All lines in the records below that hold "tbpc" are to be shown.

* [Supplied records]:
[Start of section]

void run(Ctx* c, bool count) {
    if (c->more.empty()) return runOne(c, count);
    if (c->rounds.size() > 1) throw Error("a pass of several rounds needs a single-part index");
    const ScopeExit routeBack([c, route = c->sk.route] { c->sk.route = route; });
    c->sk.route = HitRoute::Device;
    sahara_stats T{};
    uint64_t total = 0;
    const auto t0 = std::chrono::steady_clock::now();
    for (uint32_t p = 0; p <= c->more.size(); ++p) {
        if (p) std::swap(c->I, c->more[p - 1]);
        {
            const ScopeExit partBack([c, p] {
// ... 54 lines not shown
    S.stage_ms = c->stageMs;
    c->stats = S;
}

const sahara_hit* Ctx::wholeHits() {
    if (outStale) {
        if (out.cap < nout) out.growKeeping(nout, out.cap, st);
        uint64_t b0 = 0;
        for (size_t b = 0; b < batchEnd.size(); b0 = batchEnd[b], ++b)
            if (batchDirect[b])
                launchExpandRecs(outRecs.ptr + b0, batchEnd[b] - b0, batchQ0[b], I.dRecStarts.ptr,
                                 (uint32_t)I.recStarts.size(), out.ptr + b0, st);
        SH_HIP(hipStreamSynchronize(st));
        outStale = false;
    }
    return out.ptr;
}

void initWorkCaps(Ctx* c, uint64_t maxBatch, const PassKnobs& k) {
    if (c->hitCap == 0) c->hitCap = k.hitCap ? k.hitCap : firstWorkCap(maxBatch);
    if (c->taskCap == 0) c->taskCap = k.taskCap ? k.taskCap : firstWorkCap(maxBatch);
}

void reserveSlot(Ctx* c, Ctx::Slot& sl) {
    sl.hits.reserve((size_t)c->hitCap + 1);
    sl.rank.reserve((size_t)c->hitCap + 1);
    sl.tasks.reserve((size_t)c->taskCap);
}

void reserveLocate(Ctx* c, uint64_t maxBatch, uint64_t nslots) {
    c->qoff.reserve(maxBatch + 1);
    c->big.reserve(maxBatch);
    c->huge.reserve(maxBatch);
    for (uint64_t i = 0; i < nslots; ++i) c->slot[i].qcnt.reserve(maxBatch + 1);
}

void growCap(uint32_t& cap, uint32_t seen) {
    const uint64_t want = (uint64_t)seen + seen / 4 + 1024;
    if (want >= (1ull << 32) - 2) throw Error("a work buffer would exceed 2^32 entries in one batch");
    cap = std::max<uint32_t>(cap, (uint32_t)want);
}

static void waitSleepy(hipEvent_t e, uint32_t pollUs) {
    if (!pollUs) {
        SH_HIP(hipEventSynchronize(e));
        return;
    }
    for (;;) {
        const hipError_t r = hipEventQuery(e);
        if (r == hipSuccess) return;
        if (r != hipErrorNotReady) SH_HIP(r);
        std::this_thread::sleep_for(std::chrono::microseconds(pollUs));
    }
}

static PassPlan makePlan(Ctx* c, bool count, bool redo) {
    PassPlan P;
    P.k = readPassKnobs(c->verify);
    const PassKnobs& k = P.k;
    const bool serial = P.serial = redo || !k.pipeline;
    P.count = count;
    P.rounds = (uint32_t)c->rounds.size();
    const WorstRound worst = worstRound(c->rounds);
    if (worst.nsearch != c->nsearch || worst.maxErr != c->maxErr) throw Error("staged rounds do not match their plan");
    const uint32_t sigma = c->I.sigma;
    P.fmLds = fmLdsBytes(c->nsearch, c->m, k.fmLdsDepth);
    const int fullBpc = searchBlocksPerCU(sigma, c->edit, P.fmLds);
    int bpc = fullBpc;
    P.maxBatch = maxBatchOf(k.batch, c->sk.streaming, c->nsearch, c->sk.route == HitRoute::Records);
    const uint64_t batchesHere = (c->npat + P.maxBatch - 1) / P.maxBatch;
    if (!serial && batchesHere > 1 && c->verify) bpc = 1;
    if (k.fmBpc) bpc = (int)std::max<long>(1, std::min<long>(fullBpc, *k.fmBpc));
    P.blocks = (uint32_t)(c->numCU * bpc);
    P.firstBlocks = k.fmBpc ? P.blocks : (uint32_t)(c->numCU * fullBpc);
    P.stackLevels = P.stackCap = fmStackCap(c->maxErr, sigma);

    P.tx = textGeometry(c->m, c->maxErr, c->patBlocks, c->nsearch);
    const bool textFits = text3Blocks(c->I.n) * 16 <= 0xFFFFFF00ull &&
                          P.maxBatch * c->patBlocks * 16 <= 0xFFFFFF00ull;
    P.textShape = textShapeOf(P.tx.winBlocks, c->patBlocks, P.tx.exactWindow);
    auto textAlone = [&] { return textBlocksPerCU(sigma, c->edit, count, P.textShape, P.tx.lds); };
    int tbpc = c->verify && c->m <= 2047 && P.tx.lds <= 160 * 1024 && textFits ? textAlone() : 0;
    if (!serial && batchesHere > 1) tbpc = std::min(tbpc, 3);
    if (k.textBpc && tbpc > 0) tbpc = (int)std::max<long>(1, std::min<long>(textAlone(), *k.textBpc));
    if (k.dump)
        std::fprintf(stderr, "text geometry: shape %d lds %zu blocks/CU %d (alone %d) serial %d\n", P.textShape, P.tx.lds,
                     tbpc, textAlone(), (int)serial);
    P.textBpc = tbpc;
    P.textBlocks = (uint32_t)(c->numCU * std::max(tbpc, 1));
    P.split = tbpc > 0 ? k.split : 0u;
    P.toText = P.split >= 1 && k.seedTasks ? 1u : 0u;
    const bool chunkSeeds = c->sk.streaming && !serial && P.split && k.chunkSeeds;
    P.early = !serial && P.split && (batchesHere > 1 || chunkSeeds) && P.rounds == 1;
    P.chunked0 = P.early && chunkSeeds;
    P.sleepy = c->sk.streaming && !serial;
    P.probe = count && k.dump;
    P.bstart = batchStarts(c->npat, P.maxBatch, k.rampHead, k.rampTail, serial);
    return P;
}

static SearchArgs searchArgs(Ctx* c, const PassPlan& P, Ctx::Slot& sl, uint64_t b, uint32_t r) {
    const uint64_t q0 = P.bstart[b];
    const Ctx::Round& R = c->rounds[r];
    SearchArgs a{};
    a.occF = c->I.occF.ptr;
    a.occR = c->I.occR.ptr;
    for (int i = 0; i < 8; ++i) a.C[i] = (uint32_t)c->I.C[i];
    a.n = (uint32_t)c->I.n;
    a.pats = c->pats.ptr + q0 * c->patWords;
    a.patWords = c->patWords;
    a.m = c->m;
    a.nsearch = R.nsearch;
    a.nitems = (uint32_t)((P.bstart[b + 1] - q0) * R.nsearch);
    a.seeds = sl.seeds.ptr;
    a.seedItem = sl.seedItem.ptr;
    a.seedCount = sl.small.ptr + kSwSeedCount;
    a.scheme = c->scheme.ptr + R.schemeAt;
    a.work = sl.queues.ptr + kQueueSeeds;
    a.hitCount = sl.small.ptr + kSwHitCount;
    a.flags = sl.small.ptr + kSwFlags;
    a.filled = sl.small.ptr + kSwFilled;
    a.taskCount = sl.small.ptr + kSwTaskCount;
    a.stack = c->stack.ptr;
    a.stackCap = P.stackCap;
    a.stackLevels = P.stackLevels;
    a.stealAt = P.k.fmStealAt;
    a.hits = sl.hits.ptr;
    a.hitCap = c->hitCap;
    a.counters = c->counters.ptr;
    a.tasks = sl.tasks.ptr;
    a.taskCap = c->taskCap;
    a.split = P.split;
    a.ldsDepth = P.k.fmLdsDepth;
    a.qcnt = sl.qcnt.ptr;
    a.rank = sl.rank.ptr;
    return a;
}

[End of section]

* [Completed task]:
    int tbpc = c->verify && c->m <= 2047 && P.tx.lds <= 160 * 1024 && textFits ? textAlone() : 0;
    if (!serial && batchesHere > 1) tbpc = std::min(tbpc, 3);
    if (k.textBpc && tbpc > 0) tbpc = (int)std::max<long>(1, std::min<long>(textAlone(), *k.textBpc));
                     tbpc, textAlone(), (int)serial);
    P.textBpc = tbpc;
    P.textBlocks = (uint32_t)(c->numCU * std::max(tbpc, 1));
    P.split = tbpc > 0 ? k.split : 0u;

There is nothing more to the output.